Síntomas indicadores
Existen una serie de síntomas (que podríamos llamar también indicadores, como hacen los economistas) en la conducta de los españoles, que siguen siendo alarmantes. Son estos síntomas materia de preocupación ante los días difíciles que se nos avecinan. ¿Sabemos si el español ha salido indemne de la cruel enfermedad psíquica de tantos años pasados en la irrealidad? ¿Será verdad, como piensan y sobre todo quiere pensar Jullán Marías, que el español de la España real ha alcanzado estatura moral, semejante a la estatura fisica ganada con los avances del desarrollo? Nosotros también lo queremos así y por eso agradecemos a Julián que con su clara inteligencia nos dé argumentos para pensarlo.La costra marchita pero coriacea de la vieja -ahora ésta es la vieja- política iniciada el 18 de julio, se cuartea por todas partes y más pronto o más tarde saltará hecha pedazos, en vez de dejarse abrir para que salgan los malos humores. Es el mal síntoma que nos ofrece la España oficial. Esperemos que no se forme otra costra igualmente coriacea en un futuro próximo; que una presunta España real pase a su vez a endurecerse en una nueva España oficial.
Voluntad proyectiva
Julián Marías nos ofrece una fórmula que es, en principio, convincente. ¿Por qué los españoles en lugar de pasarnos la vida cavilando sobre qué va a pasar no se nos ocurre pensar en qué vamos a hacer? Basta de cruzarse de brazos esperando lo que nos va a caer del cielo. Seamos nosotros los que con nuestro esfuerzo nos labremos nuestro futuro. Esto es lo que quiere y predica constantemente en su libro el autor de la España real: esfuerzo de imaginación, voluntad proyectiva, futurización. Que cada cual, sin pensar en lo que le puede venir, se prepare a ejecutar lo que puede hacer. Marías trata de ver cómo es la realidad y -pase lo que pase- decirlo. Los demás debemos trabajar en nuestro oficio o nuestro menester con parejo entusiasmo. He oído muchas veces decir que si todos cumpliéramos con nuestro deber el mundo marcharía como una seda. Pero creo que no es tan simple. Es menester articular esos deberes y en eso reside la cosa pública. Lo malo es que la cosa pública muchas veces no articula sino que desarticula esos deberes y, en ese caso, es mejor una falta de articulación que una de desarticulación. Quizá en eso se basaba la doctrina liberal de un Estado mínimo o mínimamente interventor. Pero este ideal también nos ha sido arrebatado en una civilización como la nuestra, basada en una compleja tecnología y en unas exigencias sociales que no permiten el Estado cortés y prudente de otros tiempos.

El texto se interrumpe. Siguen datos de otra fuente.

template <class E>
__device__ __forceinline__ void stageTable(const E*& table, size_t count, uint32_t*& cursor) {
  static_assert(sizeof(E) % 4 == 0, "tables are staged word by word");
  const uint32_t* src = reinterpret_cast<const uint32_t*>(table);
  const size_t words = count * (sizeof(E) / 4);
  const int nt = int(blockDim.x);
  size_t i = threadIdx.x;
  for (; i + 7 * size_t(nt) < words; i += 8 * size_t(nt)) {
    uint32_t v[8];
#pragma unroll
    for (int k = 0; k < 8; ++k) v[k] = src[i + size_t(k) * nt];
#pragma unroll
    for (int k = 0; k < 8; ++k) cursor[i + size_t(k) * nt] = v[k];
  }
  for (; i < words; i += nt) cursor[i] = src[i];
  table = reinterpret_cast<const E*>(cursor);
  cursor += tableWords(count, sizeof(E));
}
__device__ __forceinline__ void stageCharacterTables(CharacterTables& C, uint32_t*& cursor) {
  const size_t J = C.numJoints;
  stageTable(C.parent, J, cursor); stageTable(C.offset, 3 * J, cursor); stageTable(C.prerot, 4 * J, cursor);
  stageTable(C.ptOuter, 7 * J + 1, cursor); stageTable(C.ptInner, C.ptNnz, cursor); stageTable(C.ptVals, C.ptNnz, cursor);
  stageTable(C.ptOffsets, 7 * J, cursor);
  stageTable(C.levelStart, C.numLevels + 1, cursor); stageTable(C.levelJoints, J, cursor);
}

constexpr int kSweepMaxWarps = 24;
template <bool kJacobian, int W, int kStage>
__global__ void __launch_bounds__(32 * kSweepMaxWarps) sweepKernel(const SweepArgs a) {
  extern __shared__ __align__(16) float smem[];
  FunctionTables T = a.T;
  const int warp = threadIdx.x >> 5, lane = threadIdx.x & 31;
  const WarpLanes<W> g = WarpLanes<W>::of(warp, lane);
  const int groupsPerCta = (blockDim.x >> 5) / W;
  const int nPad = (T.numParams + 3) & ~3;
  const int jpFloats = W > 1 ? ((T.numJoints * kParametersPerJoint + 1) & ~1) : 0;
  const int perGroup = nPad + jpFloats + ((T.numJoints * kJointStateStride + 1) & ~1) + ((T.recStride + 1) & ~1) + 4 + 2 * W;
  float* th = smem + size_t(g.group) * perGroup;
  float* jp = W > 1 ? th + nPad : nullptr;
  float* js = th + nPad + jpFloats;
  float* rec = js + ((T.numJoints * kJointStateStride + 1) & ~1);
  double* errSlots = reinterpret_cast<double*>(rec + ((T.recStride + 1) & ~1));
  if constexpr (kStage != 0) {
    uint32_t* cursor = reinterpret_cast<uint32_t*>(smem + ((size_t(groupsPerCta) * perGroup + 3) & ~size_t(3)));
    stageCharacterTables(T, cursor);
    stageTable(T.efs, T.numEf, cursor); stageTable(T.units, T.numUnits, cursor); stageTable(T.limitData, T.numLimitData, cursor);
    if constexpr (kStage == 1) { stageTable(T.cells, T.numCells, cursor); stageTable(T.contribs, T.numContribs, cursor); }
    __syncthreads();
  }

  for (int b = blockIdx.x * groupsPerCta + g.group; b < a.batch; b += gridDim.x * groupsPerCta) {
    if (a.active != nullptr && a.active[b] == 0) continue;
    const float* theta = a.theta + size_t(b) * a.ldTheta;
    for (int i = g.lane; i < T.numParams; i += g.size) th[i] = theta[i];
    g.sync();
    if (W == 1) {
      const int bn = b + gridDim.x * groupsPerCta;
      if (bn < a.batch) { const float* tn = a.theta + size_t(bn) * a.ldTheta; for (int i = g.lane * 8; i < T.numParams; i += g.size * 8) asm volatile("prefetch.global.L2 [%0];" ::"l"(tn + i)); }
    }
    if constexpr (W > 1) {
      for (int row = g.lane; row < T.numJoints * kParametersPerJoint; row += g.size) jp[row] = jointParameterRow(T, row, th);
      g.sync();
    }
    fkPasses<kJacobian, (W > 1)>(g, T, W > 1 ? jp : th, js);
    if constexpr (kJacobian) g.sync();
    if (a.stateOut != nullptr) {
      float* so = a.stateOut + size_t(b) * T.numJoints * 8;
      for (int i = g.lane; i < T.numJoints * 8; i += g.size) so[i] = js[(i >> 3) * kJointStateStride + (i & 7)];
    }
    const float* targets = a.targets + size_t(b) * T.targetStride;
    const float* cw = a.cweights + (T.weightsPerInstance ? size_t(b) * T.numWeights : 0);
    float* J = kJacobian ? a.jacobian + size_t(b) * T.jacobianStride : nullptr;
    float* residual = kJacobian ? J + (T.stripMode ? size_t(T.residOff) : size_t(T.numCols) * T.ldJ) : nullptr;
    double err = 0.0;
    for (int u = g.lane; u < T.numUnits; u += g.size) err += (double)evalUnit<kJacobian>(T, u, th, jp, js, targets, cw, rec, residual);
    err = warpSum(err);
    if (W > 1 && lane == 0) errSlots[warp % W] = err;
    g.sync();
    if (kJacobian)
      for (int c = g.lane; c < T.numCells; c += g.size) jacobianCell(T, c, js, rec, targets, J);
    if (g.lane == 0) {
      if (W > 1) { err = 0.0; for (int w = 0; w < W; ++w) err += errSlots[w]; }
      a.errors[b] = kJacobian ? err : (double)(float)err;
    }
    g.sync();
  }
}
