SIGNATURES = {
    "gpu_context_create": (C.c_int, [C.c_uint32, C.c_uint32, C.c_uint32, C.POINTER(C.c_uint64), _sz, C.POINTER(C.c_int), _sz, C.POINTER(_vp)]),
    "gpu_context_destroy": (None, [_vp]),
    "gpu_context_get_N": (C.c_int, [_vp, C.POINTER(C.c_int)]),
    "gpu_event_set_wait": (C.c_int, [_vp]),
    "gpu_event_set_destroy": (None, [_vp]),
    "gpu_device_count": (C.c_int, [C.POINTER(C.c_int)]),
    "gpu_device_mem_info": (C.c_int, [C.c_int, C.POINTER(_sz), C.POINTER(_sz)]),
    "gpu_device_synchronize": (C.c_int, []),
    "gpu_device_reset": (C.c_int, []),
    "gpu_last_error": (C.c_char_p, []),
    "gpu_set_last_error": (C.c_int, [C.c_char_p]),
    "gpu_pinned_alloc": (_vp, [_sz]),
    "gpu_pinned_free": (None, [_vp]),
    "gpu_matrix_create": (C.c_int, [_vp, C.c_int, _sz, _sz, C.c_int, C.POINTER(_vp)]),
    "gpu_matrix_destroy": (None, [_vp]),
    "gpu_matrix_copy": (C.c_int, [_vp, _vp]),
    "gpu_matrix_copy_block": (C.c_int, [_vp, _vp, _sz, _sz, _sz, _sz, _sz, _sz]),
    "gpu_matrix_add": (C.c_int, [_vp, _vp, _vp]),
    "gpu_matrix_sub": (C.c_int, [_vp, _vp, _vp]),
    "gpu_matrix_add_block": (C.c_int, [_vp, _vp, _sz, _sz, _sz, _sz, _sz, _sz]),
    "gpu_matrix_mul": (C.c_int, [_vp, _vp, _vp]),
    "gpu_matrix_mul_scalar": (C.c_int, [_vp, _vp, _vp]),
    "gpu_matrix_equal": (C.c_int, [_vp, _vp, C.POINTER(C.c_int)]),
    "gpu_matrix_ntt_all": (C.c_int, [_vp]),
    "gpu_matrix_intt_all": (C.c_int, [_vp]),
    "gpu_matrix_fill_gadget": (C.c_int, [_vp, C.c_uint32]),
    "gpu_matrix_fill_small_gadget": (C.c_int, [_vp, C.c_uint32]),
    "gpu_matrix_fill_small_decomposed_identity_chunk": (C.c_int, [_vp, _vp, _sz]),
    "gpu_matrix_decompose_base": (C.c_int, [_vp, C.c_uint32, _vp]),
    "gpu_matrix_decompose_base_small": (C.c_int, [_vp, C.c_uint32, _vp]),
    "gpu_matrix_sample_distribution": (C.c_int, [_vp, C.c_int, C.c_double, GpuRngSeed]),
    "gpu_matrix_sample_distribution_columns": (C.c_int, [_vp, C.c_int, C.c_double, GpuRngSeed, _sz, _sz]),
    "gpu_matrix_gauss_samp_gq_arb_base": (C.c_int, [_vp, C.c_uint32, C.c_double, C.c_double, GpuRngSeed, _vp]),
    "gpu_matrix_sample_p1_full": (C.c_int, [_vp, _vp, _vp, _vp, C.c_double, C.c_double, C.c_double, GpuRngSeed, _vp]),
    "gpu_matrix_create_p1_covariance_cache": (C.c_int, [_vp, _vp, _vp, C.c_double, C.c_double, C.c_double, C.POINTER(_vp)]),
    "gpu_matrix_destroy_p1_covariance_cache": (None, [_vp]),
    "gpu_matrix_sample_p1_full_cached": (C.c_int, [_vp, _vp, GpuRngSeed, _vp]),
    "gpu_matrix_load_rns_batch": (C.c_int, [_vp, _vp, _sz, C.c_int, C.POINTER(_vp)]),
    "gpu_matrix_store_rns_batch": (C.c_int, [_vp, _vp, _sz, C.c_int, C.POINTER(_vp)]),
    "gpu_matrix_store_const_coeff_batch": (C.c_int, [_vp, _vp, _sz, C.POINTER(_vp)]),
    "gpu_matrix_store_compact_bytes": (C.c_int, [_vp, _vp, _sz, C.POINTER(C.c_uint16), C.POINTER(C.c_uint16), C.POINTER(_sz)]),
    "gpu_matrix_load_compact_bytes": (C.c_int, [_vp, _vp, _sz, C.c_uint16]),
    "gpu_poly_store_compact_bytes": (C.c_int, [_vp, _vp, _sz, C.POINTER(C.c_uint16), C.POINTER(C.c_uint16), C.POINTER(_sz)]),
    "gpu_poly_load_compact_bytes": (C.c_int, [_vp, _vp, _sz, C.c_uint16]),
    "gpupoly_matrix_mul_decompose": (C.c_int, [_vp, _vp, _vp, C.c_uint32]),
    "gpupoly_matrix_mul_decompose_many": (C.c_int, [C.POINTER(C.c_void_p), C.POINTER(C.c_void_p), C.POINTER(C.c_void_p), C.POINTER(C.c_void_p), C.c_size_t, _vp, C.c_uint32]),
    "gpupoly_matrix_mul_decompose_pairs": (C.c_int, [C.POINTER(C.c_void_p), C.POINTER(C.c_void_p), C.POINTER(C.c_void_p), C.POINTER(C.c_void_p), C.POINTER(C.c_void_p), _sz, _sz, C.c_uint32, C.c_int]),
    "gpupoly_matrix_mul_batch":(C.c_int, [C.POINTER(C.c_void_p), C.POINTER(C.c_void_p), C.POINTER(C.c_void_p), C.c_size_t]),
    "gpupoly_batch": (C.c_int, [C.POINTER(GpuBatchOp), C.c_size_t, C.c_uint32]),
    "gpupoly_matrix_mul_decompose_small": (C.c_int, [_vp, _vp, _vp, C.c_uint32]),
    "gpupoly_matrix_mul_tensor_identity": (C.c_int, [_vp, _vp, _vp, C.c_size_t]),
    "gpupoly_matrix_mul_tensor_identity_decompose": (C.c_int, [_vp, _vp, _vp, C.c_size_t, C.c_uint32]),
    "gpupoly_matrix_mul_scalar_intt": (C.c_int, [_vp, _vp, _vp]),
    "gpupoly_matrix_transpose": (C.c_int, [_vp, _vp]),
    "gpupoly_matrix_tensor": (C.c_int, [_vp, _vp, _vp]),
    "gpupoly_matrix_add_rows": (C.c_int, [_vp, C.c_size_t, _vp, _vp]),
    "gpupoly_matrix_ntt_add_rows": (C.c_int, [_vp, C.c_size_t, _vp, _vp, C.c_int]),
    "gpupoly_matrix_row_view": (C.c_int, [_vp, C.c_size_t, C.c_size_t, C.POINTER(C.c_void_p)]),
    "gpupoly_matrix_reshape_view": (C.c_int, [_vp, C.c_size_t, C.c_size_t, C.POINTER(C.c_void_p)]),
    "gpupoly_matrix_neg": (C.c_int, [_vp, _vp]),
    "gpupoly_matrix_fill_zero": (C.c_int, [_vp]),
    "gpupoly_matrix_fill_identity": (C.c_int, [_vp, _vp]),
    "gpupoly_matrix_sample_decomposed": (C.c_int, [_vp, C.c_int, C.c_double, GpuRngSeed, C.c_uint32, C.c_int]),
    "gpupoly_matrix_decompose_rows": (C.c_int, [_vp, C.c_uint32, C.c_int, _sz, _vp]),
    "gpupoly_matrix_sample_decomposed_window": (C.c_int, [_vp, C.c_int, C.c_double, GpuRngSeed, C.c_uint32, C.c_int, _sz, _sz, _sz, _sz]),
    "gpupoly_timer_start": (C.c_int, [_vp]),
    "gpupoly_timer_stop": (C.c_int, [_vp, C.POINTER(C.c_float)]),
    "gpupoly_timer_mark": (C.c_int, [_vp, C.c_uint32]),
    "gpupoly_timer_elapsed": (C.c_int, [_vp, C.c_uint32, C.c_uint32, C.POINTER(C.c_float)]),
    "gpupoly_matrix_device_ptr": (C.c_int, [_vp, C.POINTER(_vp), C.POINTER(_sz)]),
    "gpupoly_matrix_layout": (C.c_int, [_vp, C.POINTER(C.c_int)]),
    "gpupoly_matrix_copy_to_context": (C.c_int, [_vp, _vp, C.POINTER(_vp)]),
    "gpupoly_context_device": (C.c_int, [_vp, C.POINTER(C.c_int)]),
    "gpupoly_context_word_bytes": (C.c_int, [_vp, C.POINTER(C.c_int)]),
    "gpupoly_context_last_kernel": (C.c_char_p, [_vp]),
    "gpupoly_context_stream": (C.c_int, [_vp, C.POINTER(C.c_void_p)]),
    "gpupoly_comm_create": (C.c_int, [C.POINTER(C.c_void_p), C.c_size_t, C.POINTER(_vp)]),
    "gpupoly_comm_destroy": (None, [_vp]),
    "gpupoly_comm_size": (C.c_int, [_vp, C.POINTER(C.c_int)]),
    "gpupoly_comm_backend": (C.c_char_p, [_vp]),
    "gpupoly_matrix_all_gather_columns": (C.c_int, [_vp, C.POINTER(C.c_void_p), C.POINTER(C.c_void_p)]),
    "gpupoly_matrix_sample_distribution_segments": (C.c_int, [_vp, C.c_int, C.c_double, C.POINTER(GpuRngSeed), C.POINTER(_sz), _sz]),
    "gpupoly_matrix_sample_distribution_blocks": (C.c_int, [_vp, C.c_int, C.POINTER(GpuRngSeed), _sz, C.c_int, C.POINTER(_sz)]),
    "gpupoly_hash_seeds": (C.c_int, [_vp, C.POINTER(GpuHashTags), _sz, C.POINTER(GpuRngSeed)]),
    "gpupoly_matrix_sample_hash_blocks": (C.c_int, [_vp, C.c_int, C.POINTER(GpuHashTags), _sz, C.c_int, C.POINTER(_sz)]),
    "gpupoly_matrix_sample_gauss_blocks": (C.c_int, [_vp, C.c_double, C.POINTER(GpuRngSeed), _sz, C.c_int, C.POINTER(_sz)]),
    "gpupoly_matrix_sample_hash_gauss_blocks": (C.c_int, [_vp, C.c_double, C.POINTER(GpuHashTags), _sz, C.c_int, C.POINTER(_sz)]),
    "gpupoly_matrix_sample_decomposed_blocks": (C.c_int, [_vp, C.c_int, C.POINTER(GpuRngSeed), _sz, C.c_uint32, C.c_int, _sz, _sz, _sz]),
    "gpupoly_matrix_sample_hash_decomposed_blocks": (C.c_int, [_vp, C.c_int, C.POINTER(GpuHashTags), _sz, C.c_uint32, C.c_int, _sz, _sz, _sz]),
    "gpupoly_matrix_lut_targets": (C.c_int, [C.POINTER(C.c_void_p), _sz, _vp, _vp, _vp, _vp, _sz, C.c_uint32, C.POINTER(C.c_uint64), _sz,
                                   C.POINTER(C.c_uint64), C.POINTER(GpuHashTags)]),
    "gpupoly_matrix_lut_targets_combine": (C.c_int, [C.POINTER(C.c_void_p), _sz, _vp, _vp, _vp, _sz, C.c_uint32, C.POINTER(C.c_uint64), _sz,
                                           C.POINTER(C.c_uint64)]),
    "gpupoly_matrix_lwe_targets": (C.c_int, [C.POINTER(C.c_void_p), _sz, _vp, _vp, _sz, C.c_uint32, C.POINTER(C.c_uint64), _sz,
                                   C.POINTER(C.c_uint64), C.POINTER(GpuHashTags)]),
    "gpupoly_matrix_lwe_targets_combine": (C.c_int, [C.POINTER(C.c_void_p), _sz, _vp, _vp, _vp, _sz, C.c_uint32, C.POINTER(C.c_uint64), _sz,
                                           C.POINTER(C.c_uint64)]),
    "gpupoly_matrix_wee25_targets": (C.c_int, [C.POINTER(C.c_void_p), _sz, _sz, _vp, _sz, _sz, C.c_uint32, C.POINTER(C.c_uint64),
                                     C.POINTER(GpuHashTags)]),
    "gpupoly_matrix_wee25_targets_product": (C.c_int, [C.POINTER(C.c_void_p), _sz, _sz, _vp, _vp, _sz, _sz, C.c_uint32,
                                             C.POINTER(C.c_uint64)]),
    "gpupoly_matrix_ggh15_lookup": (C.c_int, [C.POINTER(C.c_void_p), _sz, _vp, _vp, _vp, _vp, _vp, _vp, C.POINTER(C.c_void_p),
                                    C.POINTER(C.c_void_p), _sz, C.c_uint32, C.POINTER(C.c_uint64), _sz, C.POINTER(GpuHashTags)]),
    "gpupoly_matrix_ggh15_lookup_combine": (C.c_int, [C.POINTER(C.c_void_p), _sz, _vp, _vp, _vp, _vp, _vp, _vp, C.POINTER(C.c_void_p),
                                            C.POINTER(C.c_void_p), _sz, C.c_uint32, C.POINTER(C.c_uint64), _sz, _vp]),
    "gpupoly_matrix_lwe_lookup": (C.c_int, [C.POINTER(C.c_void_p), _sz, _sz, C.POINTER(C.c_void_p), C.POINTER(C.c_void_p), C.POINTER(C.c_void_p),
                                  _sz, C.c_uint32, C.POINTER(GpuHashTags)]),
    "gpupoly_matrix_lwe_lookup_combine": (C.c_int, [C.POINTER(C.c_void_p), _sz, _sz, C.POINTER(C.c_void_p), C.POINTER(C.c_void_p),
                                          C.POINTER(C.c_void_p), _sz, C.c_uint32, _vp]),
    "gpupoly_matrix_slot_transfer_eval": (C.c_int, [C.POINTER(C.c_void_p), _sz, _sz, _vp, C.POINTER(C.c_void_p), C.POINTER(C.c_void_p),
                                          C.POINTER(GpuSlotTerm), C.POINTER(_sz), C.POINTER(C.c_uint64), _sz, _sz, C.c_uint32,
                                          C.POINTER(GpuHashTags)]),
    "gpupoly_matrix_slot_transfer_eval_combine": (C.c_int, [C.POINTER(C.c_void_p), _sz, _sz, _vp, C.POINTER(C.c_void_p), C.POINTER(C.c_void_p),
                                                  C.POINTER(GpuSlotTerm), C.POINTER(_sz), C.POINTER(C.c_uint64), _sz, _sz, C.c_uint32, _vp]),
    "gpupoly_matrix_bgg_encode_slots": (C.c_int, [C.POINTER(C.c_void_p), _sz, _vp, C.POINTER(C.c_void_p), _vp, C.c_uint32, C.c_double,
                                        C.POINTER(GpuRngSeed)]),
    "gpupoly_matrix_bgg_encode_slots_combine": (C.c_int, [C.POINTER(C.c_void_p), _sz, _vp, C.POINTER(C.c_void_p), _vp, C.c_uint32, _vp]),
    "gpupoly_matrix_sample_p1_full_cached_segments":(C.c_int, [_vp, _vp, C.POINTER(GpuRngSeed), C.POINTER(_sz), _sz, _vp]),
    "gpupoly_matrix_gauss_samp_gq_arb_base_segments": (C.c_int, [_vp, C.c_uint32, C.c_double, C.c_double, C.POINTER(GpuRngSeed), C.POINTER(_sz), _sz, _vp]),
    "gpupoly_matrix_concat_columns": (C.c_int, [_vp, C.POINTER(C.c_void_p), _sz]),
    "gpupoly_matrix_split_columns": (C.c_int, [_vp, C.POINTER(C.c_void_p), _sz]),
    "gpupoly_trapdoor_preimage_many": (C.c_int, [_vp, _vp, _vp, C.c_uint32, C.POINTER(C.c_void_p), _sz, C.POINTER(GpuRngSeed), C.POINTER(C.c_void_p)]),
    "gpupoly_trapdoor_preimage_keyed": (C.c_int, [C.POINTER(C.c_void_p), C.POINTER(C.c_void_p), C.POINTER(C.c_void_p), _sz, C.c_uint32,
                                        C.POINTER(C.c_uint32), C.POINTER(C.c_void_p), _sz, C.POINTER(GpuRngSeed), C.POINTER(C.c_void_p)]),
    "gpupoly_launch_count": (C.c_uint64, []),
    "gpupoly_matrix_scale_round": (C.c_int, [_vp, _vp, C.c_uint64, C.c_int]),
    "gpupoly_matrix_crt_recompose_rounded": (C.c_int, [_vp, C.POINTER(C.c_void_p), C.POINTER(C.c_int), _sz, _sz]),
    "gpupoly_matrix_nested_rns_decompose": (C.c_int, [_vp, _vp, C.POINTER(C.c_uint64), _sz, C.c_uint64, _sz, _sz, C.c_int]),
    "gpupoly_matrix_fill_nested_rns_gadget": (C.c_int, [_vp, C.POINTER(C.c_uint64), _sz, C.c_uint64, _sz, _sz, C.c_int]),
    "gpupoly_matrix_nested_rns_residues": (C.c_int, [_vp, _vp, C.POINTER(C.c_uint64), _sz, _sz, _sz]),
    "gpupoly_matrix_store_coeff_words": (C.c_int, [_vp, C.POINTER(C.c_uint64), _sz]),
    "gpupoly_matrix_load_coeff_words": (C.c_int, [_vp, C.POINTER(C.c_uint64), _sz, _sz, C.c_int]),
    "gpupoly_matrix_centered_max_abs": (C.c_int, [_vp, C.POINTER(C.c_uint64), _sz]),
    "gpupoly_matrix_extract_bits": (C.c_int, [_vp, C.POINTER(C.c_uint64), C.POINTER(C.c_uint64), _sz, _u8p, _sz]),
    "gpupoly_matrix_store_coeff_ints": (C.c_int, [_vp, _vp, C.c_int, C.c_int, _sz, C.POINTER(C.c_uint64), C.POINTER(C.c_uint64)]),
    "gpupoly_matrix_fill_monomial": (C.c_int, [_vp, C.c_uint64, C.c_int]),
    "gpupoly_matrix_mul_monomial": (C.c_int, [_vp, _vp, C.c_uint64]),
    "gpupoly_matrix_monomial_sum": (C.c_int, [_vp, _vp, C.POINTER(C.c_void_p), C.POINTER(C.c_uint64), _sz, C.c_int]),
    "gpupoly_matrix_mul_sum": (C.c_int, [_vp, _sz, _sz, _vp, C.POINTER(C.c_void_p), C.POINTER(C.c_void_p), _sz, C.c_int]),
    "gpupoly_matrix_mul_acc": (C.c_int, [_vp, _vp, _vp, C.c_int]),
    "gpupoly_matrix_mul_gadget": (C.c_int, [_vp, _sz, _vp, _vp, _sz, _sz, _vp, C.c_int, C.c_uint32, C.c_int]),
    "gpupoly_matrix_gadget_mul": (C.c_int, [_vp, _vp, _vp, C.c_int, C.c_uint32, C.c_int]),
    "gpupoly_matrix_mul_decompose_gadget_scalar_many": (C.c_int, [C.POINTER(C.c_void_p), C.POINTER(C.c_void_p), C.POINTER(C.c_void_p), _sz, _vp, C.c_int, C.c_uint32]),
    "gpupoly_matrix_mul_decompose_gadget_const_many": (C.c_int, [C.POINTER(C.c_void_p), C.POINTER(C.c_void_p), C.POINTER(C.c_void_p), _sz, C.POINTER(C.c_uint64), _sz, C.c_int, C.c_uint32]),
    "gpupoly_matrix_store_compact_bytes_many": (C.c_int, [C.POINTER(C.c_void_p), _sz, _vp, _sz, C.POINTER(C.c_uint16), C.POINTER(C.c_uint16), C.POINTER(_sz), C.POINTER(_sz), C.POINTER(_sz)]),
    "gpupoly_matrix_load_compact_bytes_many": (C.c_int, [C.POINTER(C.c_void_p), _sz, C.POINTER(C.c_void_p), C.POINTER(_sz), C.POINTER(C.c_uint16)]),
    "gpupoly_detmath_eval": (C.c_int, [_vp, C.c_int, C.POINTER(C.c_double), C.POINTER(C.c_double), _sz]),
    "gpupoly_device_can_access_peer": (C.c_int, [C.c_int, C.c_int, C.POINTER(C.c_int)]),
    "gpupoly_marker_launch": (C.c_int, [_vp, C.c_uint32]),
    "gpupoly_trace_begin": (C.c_int, []),
    "gpupoly_trace_end": (C.c_char_p, []),
    "gpupoly_version": (C.c_char_p, []),
    "gpupoly_reload_env": (C.c_int, []),
}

Respetar la condición humana
Este es el problema de nuestra situación para los que, como Julián Marías, somos liberales. A través de este libro llegaríamos a una conclusión inesperada. A la pregunta ¿cuándo hay libertad?, habría que responder: cuando se respeta la realidad. Cuando no se la fuerza, no se la suplanta por otra, no se va más allá de lo que las cosas verdaderamente son. Esto quiere decir que la libertad es posible en muchas formas, con diversas estructuras sociales, con muy diferentes regímenes políticos, a distintos niveles económicos y técnicos. Cada una de esas formas tiene sus propios requisitos y su propio contenido de libertad.Con un elemento común, permanente, a través de su variación histórica; lo primero que hay que respetar, porque es la clave de toda realidad: la condición humana. Si el hombre es una realidad dramática, proyectiva, futuriza, circunstancial e intrínsicamente libre, este es el punto de partida. La fidelidad a la estructura de la vida humana exige la posibilidad de su realización adecuada; y esto quiere decir la capacidad de proyectar y de cumplir -en la medida en que circunstancialmente sea posible- los proyectos personales y colectivos. En otras palabras, la libertad humana reclama la libertad política y social.